__EXERCISE GOAL__
Find the line containing "int try_launch_gemm_ts(const mmfm_gemm_args*" in the records below. Copy exactly that line and each one after it, ending at the line containing "int grid = n_tiles", and nothing more.

__TASK INPUT__
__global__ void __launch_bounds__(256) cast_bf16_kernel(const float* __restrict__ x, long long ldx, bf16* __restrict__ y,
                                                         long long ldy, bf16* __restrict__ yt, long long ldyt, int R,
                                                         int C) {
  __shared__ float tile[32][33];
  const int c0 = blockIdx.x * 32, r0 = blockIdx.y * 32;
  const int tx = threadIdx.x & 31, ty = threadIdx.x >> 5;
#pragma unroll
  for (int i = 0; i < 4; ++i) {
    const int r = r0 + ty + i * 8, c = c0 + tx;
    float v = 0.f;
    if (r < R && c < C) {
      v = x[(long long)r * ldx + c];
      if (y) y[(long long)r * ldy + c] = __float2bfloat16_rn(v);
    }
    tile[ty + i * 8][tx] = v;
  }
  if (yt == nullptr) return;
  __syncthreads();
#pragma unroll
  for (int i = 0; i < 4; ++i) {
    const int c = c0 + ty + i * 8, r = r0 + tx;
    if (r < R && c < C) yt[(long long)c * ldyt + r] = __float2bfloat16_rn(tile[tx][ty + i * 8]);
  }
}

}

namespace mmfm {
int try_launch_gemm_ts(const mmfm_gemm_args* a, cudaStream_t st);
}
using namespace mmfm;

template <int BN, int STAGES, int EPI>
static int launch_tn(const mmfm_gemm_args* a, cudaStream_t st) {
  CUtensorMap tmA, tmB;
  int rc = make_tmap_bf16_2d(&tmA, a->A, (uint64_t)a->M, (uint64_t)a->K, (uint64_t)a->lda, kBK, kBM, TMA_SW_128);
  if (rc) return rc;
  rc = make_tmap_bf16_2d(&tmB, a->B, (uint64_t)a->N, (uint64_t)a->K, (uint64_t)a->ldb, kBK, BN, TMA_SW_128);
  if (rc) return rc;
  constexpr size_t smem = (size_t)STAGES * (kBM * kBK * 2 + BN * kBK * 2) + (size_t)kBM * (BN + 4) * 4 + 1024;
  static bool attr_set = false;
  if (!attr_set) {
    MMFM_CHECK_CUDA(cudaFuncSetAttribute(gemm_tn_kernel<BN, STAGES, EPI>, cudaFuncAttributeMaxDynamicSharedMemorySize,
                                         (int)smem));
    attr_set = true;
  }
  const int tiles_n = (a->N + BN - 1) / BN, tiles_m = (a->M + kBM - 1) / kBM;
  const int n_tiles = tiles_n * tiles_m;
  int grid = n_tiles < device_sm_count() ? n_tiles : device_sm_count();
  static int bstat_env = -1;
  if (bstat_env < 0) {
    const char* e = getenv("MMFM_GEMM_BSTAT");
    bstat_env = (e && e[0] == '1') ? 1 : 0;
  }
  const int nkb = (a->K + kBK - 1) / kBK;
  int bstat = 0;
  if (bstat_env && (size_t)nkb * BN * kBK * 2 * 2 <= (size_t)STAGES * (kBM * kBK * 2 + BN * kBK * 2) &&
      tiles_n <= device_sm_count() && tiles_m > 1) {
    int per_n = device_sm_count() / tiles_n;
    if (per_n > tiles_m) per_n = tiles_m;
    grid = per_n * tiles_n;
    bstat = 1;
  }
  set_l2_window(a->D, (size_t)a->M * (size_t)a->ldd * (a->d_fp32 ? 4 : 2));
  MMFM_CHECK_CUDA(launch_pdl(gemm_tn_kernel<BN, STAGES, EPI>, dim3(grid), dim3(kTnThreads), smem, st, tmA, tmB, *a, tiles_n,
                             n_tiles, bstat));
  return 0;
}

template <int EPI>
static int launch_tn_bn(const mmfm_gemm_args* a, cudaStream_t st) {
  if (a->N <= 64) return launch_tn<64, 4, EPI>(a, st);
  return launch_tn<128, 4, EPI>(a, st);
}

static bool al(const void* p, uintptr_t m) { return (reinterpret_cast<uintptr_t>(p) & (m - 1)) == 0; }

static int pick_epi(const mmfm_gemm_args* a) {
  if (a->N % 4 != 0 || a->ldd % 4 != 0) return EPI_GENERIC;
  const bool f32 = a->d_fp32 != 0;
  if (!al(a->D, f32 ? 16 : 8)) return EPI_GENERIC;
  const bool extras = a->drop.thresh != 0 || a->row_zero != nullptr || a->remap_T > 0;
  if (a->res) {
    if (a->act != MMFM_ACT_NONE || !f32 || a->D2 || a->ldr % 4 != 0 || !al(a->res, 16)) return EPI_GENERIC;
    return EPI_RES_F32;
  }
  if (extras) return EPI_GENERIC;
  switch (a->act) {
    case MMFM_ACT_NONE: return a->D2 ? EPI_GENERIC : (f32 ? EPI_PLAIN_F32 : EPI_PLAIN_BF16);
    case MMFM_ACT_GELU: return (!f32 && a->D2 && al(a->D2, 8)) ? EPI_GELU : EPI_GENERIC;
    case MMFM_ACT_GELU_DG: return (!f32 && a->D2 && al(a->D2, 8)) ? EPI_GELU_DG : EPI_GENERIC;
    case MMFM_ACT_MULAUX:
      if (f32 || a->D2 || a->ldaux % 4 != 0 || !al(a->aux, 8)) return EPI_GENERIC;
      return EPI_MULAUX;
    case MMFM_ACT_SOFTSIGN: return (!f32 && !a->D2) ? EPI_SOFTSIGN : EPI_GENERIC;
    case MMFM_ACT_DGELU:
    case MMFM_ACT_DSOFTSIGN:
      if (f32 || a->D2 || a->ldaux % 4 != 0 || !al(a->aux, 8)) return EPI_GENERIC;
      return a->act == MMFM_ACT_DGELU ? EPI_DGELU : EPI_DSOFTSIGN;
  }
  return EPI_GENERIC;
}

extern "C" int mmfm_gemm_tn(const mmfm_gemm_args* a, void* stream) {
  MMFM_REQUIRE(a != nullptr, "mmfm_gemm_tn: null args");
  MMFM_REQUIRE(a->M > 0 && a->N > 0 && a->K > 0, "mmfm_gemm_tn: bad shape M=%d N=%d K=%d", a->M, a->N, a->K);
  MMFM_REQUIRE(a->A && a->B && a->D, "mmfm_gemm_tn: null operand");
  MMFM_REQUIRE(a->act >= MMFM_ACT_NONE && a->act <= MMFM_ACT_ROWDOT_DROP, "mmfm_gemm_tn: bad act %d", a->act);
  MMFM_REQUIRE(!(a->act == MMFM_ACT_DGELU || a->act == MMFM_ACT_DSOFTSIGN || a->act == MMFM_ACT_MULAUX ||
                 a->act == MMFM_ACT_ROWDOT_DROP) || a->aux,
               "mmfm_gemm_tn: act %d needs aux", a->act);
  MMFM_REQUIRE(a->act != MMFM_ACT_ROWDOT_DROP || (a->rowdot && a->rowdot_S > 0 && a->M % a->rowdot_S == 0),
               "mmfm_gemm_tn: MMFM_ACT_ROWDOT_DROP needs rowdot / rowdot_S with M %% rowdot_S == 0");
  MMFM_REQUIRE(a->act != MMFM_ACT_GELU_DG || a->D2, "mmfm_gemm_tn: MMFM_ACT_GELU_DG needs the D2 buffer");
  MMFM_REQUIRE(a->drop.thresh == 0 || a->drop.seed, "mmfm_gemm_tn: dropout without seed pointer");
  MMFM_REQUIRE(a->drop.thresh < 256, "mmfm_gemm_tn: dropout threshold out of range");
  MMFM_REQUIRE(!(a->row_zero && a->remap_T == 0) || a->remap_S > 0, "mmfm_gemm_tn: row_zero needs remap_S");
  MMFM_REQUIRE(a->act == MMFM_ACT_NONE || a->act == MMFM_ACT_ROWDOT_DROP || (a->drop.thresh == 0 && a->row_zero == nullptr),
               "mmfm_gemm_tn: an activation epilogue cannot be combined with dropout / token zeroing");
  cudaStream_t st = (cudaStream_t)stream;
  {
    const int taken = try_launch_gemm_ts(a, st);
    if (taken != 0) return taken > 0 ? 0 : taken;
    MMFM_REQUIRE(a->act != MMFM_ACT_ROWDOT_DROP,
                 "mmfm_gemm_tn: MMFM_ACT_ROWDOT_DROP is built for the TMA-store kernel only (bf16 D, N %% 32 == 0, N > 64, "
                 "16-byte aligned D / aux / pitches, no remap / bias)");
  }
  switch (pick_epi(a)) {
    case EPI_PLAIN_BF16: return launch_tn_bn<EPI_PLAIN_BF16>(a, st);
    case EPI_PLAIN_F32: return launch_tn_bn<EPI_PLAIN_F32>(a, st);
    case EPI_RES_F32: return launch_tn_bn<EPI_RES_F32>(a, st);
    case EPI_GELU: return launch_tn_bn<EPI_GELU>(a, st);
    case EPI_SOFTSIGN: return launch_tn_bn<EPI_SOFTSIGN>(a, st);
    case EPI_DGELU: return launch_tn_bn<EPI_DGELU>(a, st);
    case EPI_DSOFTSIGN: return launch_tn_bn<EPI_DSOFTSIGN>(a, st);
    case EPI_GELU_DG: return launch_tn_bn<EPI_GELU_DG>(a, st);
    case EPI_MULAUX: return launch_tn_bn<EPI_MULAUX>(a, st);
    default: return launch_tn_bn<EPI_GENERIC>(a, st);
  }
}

__ANSWER TO THE EXERCISE__
int try_launch_gemm_ts(const mmfm_gemm_args* a, cudaStream_t st);
}
using namespace mmfm;

template <int BN, int STAGES, int EPI>
static int launch_tn(const mmfm_gemm_args* a, cudaStream_t st) {
  CUtensorMap tmA, tmB;
  int rc = make_tmap_bf16_2d(&tmA, a->A, (uint64_t)a->M, (uint64_t)a->K, (uint64_t)a->lda, kBK, kBM, TMA_SW_128);
  if (rc) return rc;
  rc = make_tmap_bf16_2d(&tmB, a->B, (uint64_t)a->N, (uint64_t)a->K, (uint64_t)a->ldb, kBK, BN, TMA_SW_128);
  if (rc) return rc;
  constexpr size_t smem = (size_t)STAGES * (kBM * kBK * 2 + BN * kBK * 2) + (size_t)kBM * (BN + 4) * 4 + 1024;
  static bool attr_set = false;
  if (!attr_set) {
    MMFM_CHECK_CUDA(cudaFuncSetAttribute(gemm_tn_kernel<BN, STAGES, EPI>, cudaFuncAttributeMaxDynamicSharedMemorySize,
                                         (int)smem));
    attr_set = true;
  }
  const int tiles_n = (a->N + BN - 1) / BN, tiles_m = (a->M + kBM - 1) / kBM;
  const int n_tiles = tiles_n * tiles_m;
  int grid = n_tiles < device_sm_count() ? n_tiles : device_sm_count();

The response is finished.